◆ **Try it**: Filter the entries, keeping every line with the word "nreads".

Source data
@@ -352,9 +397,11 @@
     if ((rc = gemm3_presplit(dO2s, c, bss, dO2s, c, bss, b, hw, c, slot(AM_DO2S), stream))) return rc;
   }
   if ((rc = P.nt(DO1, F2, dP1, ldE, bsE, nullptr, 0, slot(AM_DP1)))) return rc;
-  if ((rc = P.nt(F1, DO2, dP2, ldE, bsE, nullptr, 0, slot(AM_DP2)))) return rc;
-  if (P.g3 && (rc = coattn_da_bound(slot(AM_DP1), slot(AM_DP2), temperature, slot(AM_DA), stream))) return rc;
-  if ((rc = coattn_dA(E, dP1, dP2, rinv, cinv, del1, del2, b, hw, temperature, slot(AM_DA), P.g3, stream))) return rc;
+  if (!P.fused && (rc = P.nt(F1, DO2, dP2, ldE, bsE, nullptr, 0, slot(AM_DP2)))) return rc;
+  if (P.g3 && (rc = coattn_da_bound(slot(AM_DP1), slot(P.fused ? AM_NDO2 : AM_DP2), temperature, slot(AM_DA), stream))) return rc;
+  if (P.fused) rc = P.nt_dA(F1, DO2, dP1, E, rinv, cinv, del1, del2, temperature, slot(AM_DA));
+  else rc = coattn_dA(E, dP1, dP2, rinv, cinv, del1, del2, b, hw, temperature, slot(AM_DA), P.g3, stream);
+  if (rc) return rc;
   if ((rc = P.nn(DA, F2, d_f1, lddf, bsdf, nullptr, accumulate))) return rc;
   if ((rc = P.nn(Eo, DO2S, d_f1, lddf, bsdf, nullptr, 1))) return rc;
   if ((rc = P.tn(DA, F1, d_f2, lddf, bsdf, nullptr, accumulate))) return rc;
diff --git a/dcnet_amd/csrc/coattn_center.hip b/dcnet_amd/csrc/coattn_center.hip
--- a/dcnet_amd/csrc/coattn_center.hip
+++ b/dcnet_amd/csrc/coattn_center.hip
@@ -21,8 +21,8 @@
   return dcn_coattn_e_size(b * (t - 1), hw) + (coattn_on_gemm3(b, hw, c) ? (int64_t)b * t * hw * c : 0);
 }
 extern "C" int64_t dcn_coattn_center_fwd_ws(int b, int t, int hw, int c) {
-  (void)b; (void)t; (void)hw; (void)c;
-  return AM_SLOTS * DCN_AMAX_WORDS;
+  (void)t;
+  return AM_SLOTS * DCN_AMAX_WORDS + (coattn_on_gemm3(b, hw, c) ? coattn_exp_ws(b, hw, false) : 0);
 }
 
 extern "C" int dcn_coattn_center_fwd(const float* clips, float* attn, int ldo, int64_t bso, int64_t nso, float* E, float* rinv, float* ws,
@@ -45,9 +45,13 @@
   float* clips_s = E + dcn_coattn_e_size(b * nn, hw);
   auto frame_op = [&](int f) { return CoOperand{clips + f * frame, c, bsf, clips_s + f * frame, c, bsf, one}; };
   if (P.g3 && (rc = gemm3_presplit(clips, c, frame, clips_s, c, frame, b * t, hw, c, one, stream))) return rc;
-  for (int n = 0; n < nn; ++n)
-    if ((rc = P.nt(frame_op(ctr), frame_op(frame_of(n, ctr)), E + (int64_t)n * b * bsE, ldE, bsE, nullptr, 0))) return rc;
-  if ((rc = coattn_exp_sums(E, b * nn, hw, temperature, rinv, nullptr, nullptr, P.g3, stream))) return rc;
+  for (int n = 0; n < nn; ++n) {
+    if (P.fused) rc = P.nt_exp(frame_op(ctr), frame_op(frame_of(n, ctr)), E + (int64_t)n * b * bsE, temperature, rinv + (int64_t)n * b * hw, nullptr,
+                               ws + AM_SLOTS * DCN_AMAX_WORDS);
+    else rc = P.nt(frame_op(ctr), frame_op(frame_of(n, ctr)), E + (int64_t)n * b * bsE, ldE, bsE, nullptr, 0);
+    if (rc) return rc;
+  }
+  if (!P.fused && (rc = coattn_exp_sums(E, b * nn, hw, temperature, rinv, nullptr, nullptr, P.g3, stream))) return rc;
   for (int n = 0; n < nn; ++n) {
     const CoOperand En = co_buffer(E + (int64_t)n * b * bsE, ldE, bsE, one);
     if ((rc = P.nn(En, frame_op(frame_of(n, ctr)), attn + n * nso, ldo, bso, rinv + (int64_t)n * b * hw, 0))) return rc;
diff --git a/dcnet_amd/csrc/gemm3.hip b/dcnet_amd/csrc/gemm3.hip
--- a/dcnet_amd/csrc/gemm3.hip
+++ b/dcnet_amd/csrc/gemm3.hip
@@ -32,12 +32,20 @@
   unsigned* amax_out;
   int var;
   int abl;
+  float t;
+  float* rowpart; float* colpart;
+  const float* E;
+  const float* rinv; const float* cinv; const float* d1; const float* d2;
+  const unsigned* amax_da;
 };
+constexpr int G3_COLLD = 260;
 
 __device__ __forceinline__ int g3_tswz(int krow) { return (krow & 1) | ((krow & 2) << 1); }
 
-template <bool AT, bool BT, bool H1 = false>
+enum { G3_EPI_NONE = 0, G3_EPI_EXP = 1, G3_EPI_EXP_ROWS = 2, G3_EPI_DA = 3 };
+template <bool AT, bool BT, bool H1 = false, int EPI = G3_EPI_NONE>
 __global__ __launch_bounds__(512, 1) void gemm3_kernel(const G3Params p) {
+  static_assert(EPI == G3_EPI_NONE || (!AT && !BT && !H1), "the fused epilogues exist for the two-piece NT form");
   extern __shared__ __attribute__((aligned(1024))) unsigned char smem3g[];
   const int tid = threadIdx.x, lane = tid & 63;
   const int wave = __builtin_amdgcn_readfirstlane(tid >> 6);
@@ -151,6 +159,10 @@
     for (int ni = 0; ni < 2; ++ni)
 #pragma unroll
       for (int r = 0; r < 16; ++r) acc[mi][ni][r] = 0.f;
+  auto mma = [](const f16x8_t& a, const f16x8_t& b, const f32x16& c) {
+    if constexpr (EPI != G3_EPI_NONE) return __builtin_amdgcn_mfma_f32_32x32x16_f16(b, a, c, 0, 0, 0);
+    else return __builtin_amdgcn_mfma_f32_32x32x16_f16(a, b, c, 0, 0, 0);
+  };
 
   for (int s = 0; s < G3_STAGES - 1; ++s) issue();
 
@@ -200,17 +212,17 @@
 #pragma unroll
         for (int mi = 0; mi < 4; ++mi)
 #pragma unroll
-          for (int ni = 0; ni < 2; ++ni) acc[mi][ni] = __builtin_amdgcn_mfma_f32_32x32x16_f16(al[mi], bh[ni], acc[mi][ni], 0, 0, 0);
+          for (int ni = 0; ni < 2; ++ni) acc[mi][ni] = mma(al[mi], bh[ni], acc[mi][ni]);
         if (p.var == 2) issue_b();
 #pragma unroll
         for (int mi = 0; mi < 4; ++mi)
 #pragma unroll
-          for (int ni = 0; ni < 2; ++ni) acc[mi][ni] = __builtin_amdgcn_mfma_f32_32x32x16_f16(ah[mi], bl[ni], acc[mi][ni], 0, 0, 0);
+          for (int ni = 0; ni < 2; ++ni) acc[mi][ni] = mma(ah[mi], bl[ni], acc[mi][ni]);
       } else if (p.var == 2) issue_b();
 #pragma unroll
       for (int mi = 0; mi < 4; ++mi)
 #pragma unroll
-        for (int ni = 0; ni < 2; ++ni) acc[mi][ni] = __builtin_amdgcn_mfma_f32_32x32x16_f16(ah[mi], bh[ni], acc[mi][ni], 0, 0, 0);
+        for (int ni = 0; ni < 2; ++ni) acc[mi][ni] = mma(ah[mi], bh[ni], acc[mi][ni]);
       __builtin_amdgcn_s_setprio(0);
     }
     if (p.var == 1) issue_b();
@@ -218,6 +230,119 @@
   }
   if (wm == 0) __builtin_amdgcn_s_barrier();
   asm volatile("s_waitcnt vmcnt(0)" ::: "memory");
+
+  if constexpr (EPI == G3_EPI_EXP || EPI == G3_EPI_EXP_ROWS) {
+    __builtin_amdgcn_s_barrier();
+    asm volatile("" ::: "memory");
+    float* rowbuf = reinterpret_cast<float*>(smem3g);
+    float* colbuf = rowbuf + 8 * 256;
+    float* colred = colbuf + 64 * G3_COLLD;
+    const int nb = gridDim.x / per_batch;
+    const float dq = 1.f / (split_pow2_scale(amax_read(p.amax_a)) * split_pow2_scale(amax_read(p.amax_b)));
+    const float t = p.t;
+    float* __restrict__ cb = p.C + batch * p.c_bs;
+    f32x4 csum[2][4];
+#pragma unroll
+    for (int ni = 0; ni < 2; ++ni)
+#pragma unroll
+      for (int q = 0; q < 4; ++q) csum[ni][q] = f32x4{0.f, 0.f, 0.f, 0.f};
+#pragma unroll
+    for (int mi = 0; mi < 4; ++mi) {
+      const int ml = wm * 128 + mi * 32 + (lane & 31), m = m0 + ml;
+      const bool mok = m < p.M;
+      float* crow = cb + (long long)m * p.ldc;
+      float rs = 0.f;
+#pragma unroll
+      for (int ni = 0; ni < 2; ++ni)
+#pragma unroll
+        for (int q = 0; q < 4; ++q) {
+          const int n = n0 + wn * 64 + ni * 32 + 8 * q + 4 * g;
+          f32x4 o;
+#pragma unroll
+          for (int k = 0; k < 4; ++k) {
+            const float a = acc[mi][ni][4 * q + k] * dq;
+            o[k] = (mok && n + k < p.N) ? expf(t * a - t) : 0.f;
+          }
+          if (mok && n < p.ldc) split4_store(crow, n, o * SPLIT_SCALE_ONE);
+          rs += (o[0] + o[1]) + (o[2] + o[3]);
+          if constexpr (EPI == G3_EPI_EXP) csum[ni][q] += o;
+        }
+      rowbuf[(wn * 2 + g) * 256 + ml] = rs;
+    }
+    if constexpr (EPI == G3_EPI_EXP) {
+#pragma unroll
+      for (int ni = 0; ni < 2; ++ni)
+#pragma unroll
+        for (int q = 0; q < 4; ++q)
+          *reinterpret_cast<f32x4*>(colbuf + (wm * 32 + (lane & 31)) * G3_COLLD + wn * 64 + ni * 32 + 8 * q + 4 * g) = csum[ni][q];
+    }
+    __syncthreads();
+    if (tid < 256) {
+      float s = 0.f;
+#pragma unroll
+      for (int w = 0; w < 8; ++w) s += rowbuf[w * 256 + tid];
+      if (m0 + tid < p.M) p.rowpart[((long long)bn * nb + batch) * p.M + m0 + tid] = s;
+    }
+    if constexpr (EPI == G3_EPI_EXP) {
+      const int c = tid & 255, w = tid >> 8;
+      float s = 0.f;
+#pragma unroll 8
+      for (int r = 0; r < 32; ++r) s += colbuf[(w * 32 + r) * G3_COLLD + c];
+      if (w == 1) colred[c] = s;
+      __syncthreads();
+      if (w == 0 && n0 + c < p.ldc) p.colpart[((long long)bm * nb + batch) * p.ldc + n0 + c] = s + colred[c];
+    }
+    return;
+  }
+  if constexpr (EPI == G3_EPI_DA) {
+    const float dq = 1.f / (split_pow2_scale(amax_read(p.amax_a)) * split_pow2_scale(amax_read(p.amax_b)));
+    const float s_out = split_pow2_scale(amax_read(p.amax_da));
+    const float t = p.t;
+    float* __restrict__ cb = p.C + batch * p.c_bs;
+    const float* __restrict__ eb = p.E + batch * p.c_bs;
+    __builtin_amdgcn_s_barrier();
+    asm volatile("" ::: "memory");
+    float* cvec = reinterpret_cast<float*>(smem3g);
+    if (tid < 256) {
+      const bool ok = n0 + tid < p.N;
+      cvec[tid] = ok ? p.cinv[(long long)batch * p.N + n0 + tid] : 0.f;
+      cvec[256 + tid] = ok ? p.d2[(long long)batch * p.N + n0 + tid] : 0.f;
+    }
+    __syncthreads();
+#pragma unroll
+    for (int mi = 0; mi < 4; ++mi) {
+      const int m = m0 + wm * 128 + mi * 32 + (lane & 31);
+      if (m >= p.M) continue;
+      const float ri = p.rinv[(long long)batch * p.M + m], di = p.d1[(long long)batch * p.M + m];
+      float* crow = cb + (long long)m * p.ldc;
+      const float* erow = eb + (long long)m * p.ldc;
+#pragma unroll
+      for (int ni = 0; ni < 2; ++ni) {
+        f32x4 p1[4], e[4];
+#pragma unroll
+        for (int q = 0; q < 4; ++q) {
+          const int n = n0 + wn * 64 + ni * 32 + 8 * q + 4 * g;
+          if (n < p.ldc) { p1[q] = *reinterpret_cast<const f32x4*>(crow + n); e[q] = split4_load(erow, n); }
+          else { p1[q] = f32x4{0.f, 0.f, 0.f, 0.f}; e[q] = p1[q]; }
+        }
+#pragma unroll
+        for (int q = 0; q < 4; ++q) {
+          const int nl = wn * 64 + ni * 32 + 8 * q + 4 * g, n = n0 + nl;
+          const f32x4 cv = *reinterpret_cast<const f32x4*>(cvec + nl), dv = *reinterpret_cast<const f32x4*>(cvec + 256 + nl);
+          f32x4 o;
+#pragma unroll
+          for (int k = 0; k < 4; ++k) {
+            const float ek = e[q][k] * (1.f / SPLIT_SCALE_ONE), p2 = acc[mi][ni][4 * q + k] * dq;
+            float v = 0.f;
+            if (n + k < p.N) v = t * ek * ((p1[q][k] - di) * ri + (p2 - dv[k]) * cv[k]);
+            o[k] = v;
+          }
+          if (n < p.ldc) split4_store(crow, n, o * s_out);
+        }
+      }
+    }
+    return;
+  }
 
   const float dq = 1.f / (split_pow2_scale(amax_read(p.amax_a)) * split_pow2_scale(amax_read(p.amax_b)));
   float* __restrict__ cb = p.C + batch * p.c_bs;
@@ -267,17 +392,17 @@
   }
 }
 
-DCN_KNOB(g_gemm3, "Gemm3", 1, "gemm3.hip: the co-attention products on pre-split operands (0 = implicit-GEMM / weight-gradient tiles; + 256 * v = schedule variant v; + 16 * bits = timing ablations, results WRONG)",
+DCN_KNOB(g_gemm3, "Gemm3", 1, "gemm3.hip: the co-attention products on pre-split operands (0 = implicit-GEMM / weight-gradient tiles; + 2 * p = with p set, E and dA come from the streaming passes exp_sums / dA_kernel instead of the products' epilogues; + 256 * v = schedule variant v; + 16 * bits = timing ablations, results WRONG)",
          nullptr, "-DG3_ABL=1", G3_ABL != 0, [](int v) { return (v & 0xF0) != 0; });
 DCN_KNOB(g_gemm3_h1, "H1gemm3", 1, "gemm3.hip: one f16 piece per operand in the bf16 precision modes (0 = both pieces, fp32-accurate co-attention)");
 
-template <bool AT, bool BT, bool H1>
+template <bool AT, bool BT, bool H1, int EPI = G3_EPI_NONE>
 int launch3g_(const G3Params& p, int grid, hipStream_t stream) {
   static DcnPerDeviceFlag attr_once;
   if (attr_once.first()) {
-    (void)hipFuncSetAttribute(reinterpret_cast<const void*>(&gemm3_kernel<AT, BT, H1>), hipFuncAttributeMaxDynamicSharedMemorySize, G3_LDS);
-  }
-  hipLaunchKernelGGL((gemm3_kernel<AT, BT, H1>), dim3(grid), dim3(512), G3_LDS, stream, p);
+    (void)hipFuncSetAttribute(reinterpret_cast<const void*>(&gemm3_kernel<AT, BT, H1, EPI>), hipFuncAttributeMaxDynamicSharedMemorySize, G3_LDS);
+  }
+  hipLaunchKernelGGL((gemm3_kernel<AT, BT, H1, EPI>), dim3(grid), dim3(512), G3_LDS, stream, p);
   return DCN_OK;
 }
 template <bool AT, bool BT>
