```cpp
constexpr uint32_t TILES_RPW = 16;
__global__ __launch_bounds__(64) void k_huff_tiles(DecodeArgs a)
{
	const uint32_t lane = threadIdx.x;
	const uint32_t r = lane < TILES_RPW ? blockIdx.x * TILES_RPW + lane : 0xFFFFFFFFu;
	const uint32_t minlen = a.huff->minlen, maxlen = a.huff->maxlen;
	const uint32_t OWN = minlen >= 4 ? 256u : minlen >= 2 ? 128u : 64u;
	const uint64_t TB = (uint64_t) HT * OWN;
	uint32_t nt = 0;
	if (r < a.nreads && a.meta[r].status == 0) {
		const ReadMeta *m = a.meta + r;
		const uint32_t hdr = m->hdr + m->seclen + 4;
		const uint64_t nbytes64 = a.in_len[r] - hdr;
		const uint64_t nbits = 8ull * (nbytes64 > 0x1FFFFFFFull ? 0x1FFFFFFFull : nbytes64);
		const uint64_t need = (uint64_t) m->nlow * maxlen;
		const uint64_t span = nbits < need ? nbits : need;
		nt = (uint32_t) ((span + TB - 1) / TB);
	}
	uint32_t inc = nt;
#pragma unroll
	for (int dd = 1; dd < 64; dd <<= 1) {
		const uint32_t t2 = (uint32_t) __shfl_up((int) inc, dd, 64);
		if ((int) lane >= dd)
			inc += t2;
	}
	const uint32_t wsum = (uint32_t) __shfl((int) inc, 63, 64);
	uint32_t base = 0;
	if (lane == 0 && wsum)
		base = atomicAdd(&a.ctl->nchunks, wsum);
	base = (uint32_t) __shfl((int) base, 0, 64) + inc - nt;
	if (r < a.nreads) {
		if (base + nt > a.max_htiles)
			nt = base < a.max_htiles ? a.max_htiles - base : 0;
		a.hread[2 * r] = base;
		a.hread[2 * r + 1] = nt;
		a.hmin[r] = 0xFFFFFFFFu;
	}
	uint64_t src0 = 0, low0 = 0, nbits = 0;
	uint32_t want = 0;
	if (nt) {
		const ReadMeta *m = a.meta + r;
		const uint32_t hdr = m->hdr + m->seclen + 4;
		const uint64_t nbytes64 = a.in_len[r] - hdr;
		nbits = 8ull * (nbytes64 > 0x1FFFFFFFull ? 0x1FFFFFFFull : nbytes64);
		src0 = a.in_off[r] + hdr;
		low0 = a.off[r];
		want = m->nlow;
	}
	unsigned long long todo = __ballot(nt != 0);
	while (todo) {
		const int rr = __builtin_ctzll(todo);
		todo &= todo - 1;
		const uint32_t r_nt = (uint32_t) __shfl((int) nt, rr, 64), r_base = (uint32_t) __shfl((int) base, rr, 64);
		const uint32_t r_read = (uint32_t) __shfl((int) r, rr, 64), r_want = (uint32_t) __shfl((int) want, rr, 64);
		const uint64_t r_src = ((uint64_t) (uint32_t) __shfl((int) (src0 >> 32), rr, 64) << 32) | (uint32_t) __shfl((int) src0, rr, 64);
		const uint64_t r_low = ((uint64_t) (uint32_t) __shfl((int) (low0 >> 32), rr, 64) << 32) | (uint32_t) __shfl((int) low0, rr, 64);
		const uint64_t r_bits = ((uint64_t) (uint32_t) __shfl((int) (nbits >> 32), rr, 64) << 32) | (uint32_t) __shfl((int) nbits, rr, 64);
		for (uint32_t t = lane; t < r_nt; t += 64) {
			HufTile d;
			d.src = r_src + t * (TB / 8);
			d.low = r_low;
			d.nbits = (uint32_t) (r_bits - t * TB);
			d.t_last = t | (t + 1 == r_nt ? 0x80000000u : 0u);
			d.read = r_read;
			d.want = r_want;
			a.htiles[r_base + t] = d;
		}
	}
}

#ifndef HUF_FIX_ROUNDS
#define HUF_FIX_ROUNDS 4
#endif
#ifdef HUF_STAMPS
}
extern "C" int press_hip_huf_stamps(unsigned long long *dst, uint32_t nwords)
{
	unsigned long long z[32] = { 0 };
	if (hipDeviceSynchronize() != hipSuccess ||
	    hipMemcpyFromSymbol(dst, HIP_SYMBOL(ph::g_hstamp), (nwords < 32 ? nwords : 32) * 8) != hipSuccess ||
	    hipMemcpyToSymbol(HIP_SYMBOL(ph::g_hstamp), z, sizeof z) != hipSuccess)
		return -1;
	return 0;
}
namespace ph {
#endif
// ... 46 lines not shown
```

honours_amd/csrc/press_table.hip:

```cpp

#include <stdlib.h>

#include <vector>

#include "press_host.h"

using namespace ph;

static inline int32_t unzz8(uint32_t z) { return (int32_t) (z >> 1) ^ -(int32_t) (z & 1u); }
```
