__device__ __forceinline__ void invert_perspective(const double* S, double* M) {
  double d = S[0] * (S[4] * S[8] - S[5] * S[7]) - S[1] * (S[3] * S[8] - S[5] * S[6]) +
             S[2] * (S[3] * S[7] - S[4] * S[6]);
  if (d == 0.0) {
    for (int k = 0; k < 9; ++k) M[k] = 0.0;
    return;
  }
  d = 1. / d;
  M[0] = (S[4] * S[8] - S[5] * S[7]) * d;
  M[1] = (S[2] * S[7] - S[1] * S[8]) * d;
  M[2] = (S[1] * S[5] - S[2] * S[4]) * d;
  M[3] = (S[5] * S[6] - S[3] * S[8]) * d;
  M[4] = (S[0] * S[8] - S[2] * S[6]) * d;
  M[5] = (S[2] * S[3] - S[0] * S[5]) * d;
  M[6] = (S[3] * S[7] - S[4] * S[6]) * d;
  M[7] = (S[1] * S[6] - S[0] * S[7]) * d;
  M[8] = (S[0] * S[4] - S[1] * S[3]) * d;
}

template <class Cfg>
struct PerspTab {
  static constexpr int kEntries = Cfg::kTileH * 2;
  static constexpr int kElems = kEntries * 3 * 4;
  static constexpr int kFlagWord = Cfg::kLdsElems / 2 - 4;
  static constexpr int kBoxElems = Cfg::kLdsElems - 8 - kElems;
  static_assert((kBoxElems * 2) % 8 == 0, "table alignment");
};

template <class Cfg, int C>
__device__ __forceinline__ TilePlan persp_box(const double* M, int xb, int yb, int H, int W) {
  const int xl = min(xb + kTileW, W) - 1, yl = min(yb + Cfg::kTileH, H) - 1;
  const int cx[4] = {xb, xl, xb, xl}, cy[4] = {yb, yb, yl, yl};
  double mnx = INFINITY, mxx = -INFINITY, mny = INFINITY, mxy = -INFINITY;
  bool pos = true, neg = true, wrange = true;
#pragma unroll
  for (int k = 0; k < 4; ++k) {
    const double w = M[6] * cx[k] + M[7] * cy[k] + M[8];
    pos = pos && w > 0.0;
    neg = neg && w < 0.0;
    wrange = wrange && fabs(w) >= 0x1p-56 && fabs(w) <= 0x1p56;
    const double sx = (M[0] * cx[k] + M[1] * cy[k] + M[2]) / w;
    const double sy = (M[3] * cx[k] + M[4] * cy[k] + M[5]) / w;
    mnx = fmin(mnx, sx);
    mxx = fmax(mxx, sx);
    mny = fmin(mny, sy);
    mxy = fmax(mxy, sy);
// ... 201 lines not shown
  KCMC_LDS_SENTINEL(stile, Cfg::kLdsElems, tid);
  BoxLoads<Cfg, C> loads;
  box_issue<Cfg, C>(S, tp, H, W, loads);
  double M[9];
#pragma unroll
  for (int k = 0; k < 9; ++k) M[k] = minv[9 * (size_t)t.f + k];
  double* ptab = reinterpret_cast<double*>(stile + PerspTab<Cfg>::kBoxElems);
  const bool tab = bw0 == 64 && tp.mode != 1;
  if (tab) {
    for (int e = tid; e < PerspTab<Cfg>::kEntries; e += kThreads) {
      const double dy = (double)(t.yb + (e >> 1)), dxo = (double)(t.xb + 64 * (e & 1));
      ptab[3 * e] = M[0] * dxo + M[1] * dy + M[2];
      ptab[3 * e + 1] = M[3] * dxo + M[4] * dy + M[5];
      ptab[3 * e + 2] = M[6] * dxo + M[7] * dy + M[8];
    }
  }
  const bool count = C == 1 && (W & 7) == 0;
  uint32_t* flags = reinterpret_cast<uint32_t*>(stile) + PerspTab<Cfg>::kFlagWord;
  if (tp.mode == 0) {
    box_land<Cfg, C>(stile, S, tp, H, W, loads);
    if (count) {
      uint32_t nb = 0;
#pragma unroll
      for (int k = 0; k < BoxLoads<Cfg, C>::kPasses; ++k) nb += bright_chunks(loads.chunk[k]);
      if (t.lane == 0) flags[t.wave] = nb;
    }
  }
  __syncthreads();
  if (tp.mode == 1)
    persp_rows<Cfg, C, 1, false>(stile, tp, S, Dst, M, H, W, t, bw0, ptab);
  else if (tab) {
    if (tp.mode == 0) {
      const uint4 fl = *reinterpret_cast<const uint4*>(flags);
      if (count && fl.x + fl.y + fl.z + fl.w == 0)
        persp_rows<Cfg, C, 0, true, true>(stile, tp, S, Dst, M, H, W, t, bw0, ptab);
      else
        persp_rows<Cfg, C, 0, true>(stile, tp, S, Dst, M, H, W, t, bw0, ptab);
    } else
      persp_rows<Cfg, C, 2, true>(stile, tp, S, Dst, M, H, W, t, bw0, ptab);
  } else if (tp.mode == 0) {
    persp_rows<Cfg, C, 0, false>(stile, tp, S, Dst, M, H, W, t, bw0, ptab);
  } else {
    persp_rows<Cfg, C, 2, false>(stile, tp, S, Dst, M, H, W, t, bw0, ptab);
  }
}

◆ **Reply to the exercise**:
	if (r < a.nreads && a.meta[r].status == 0) {
	if (r < a.nreads) {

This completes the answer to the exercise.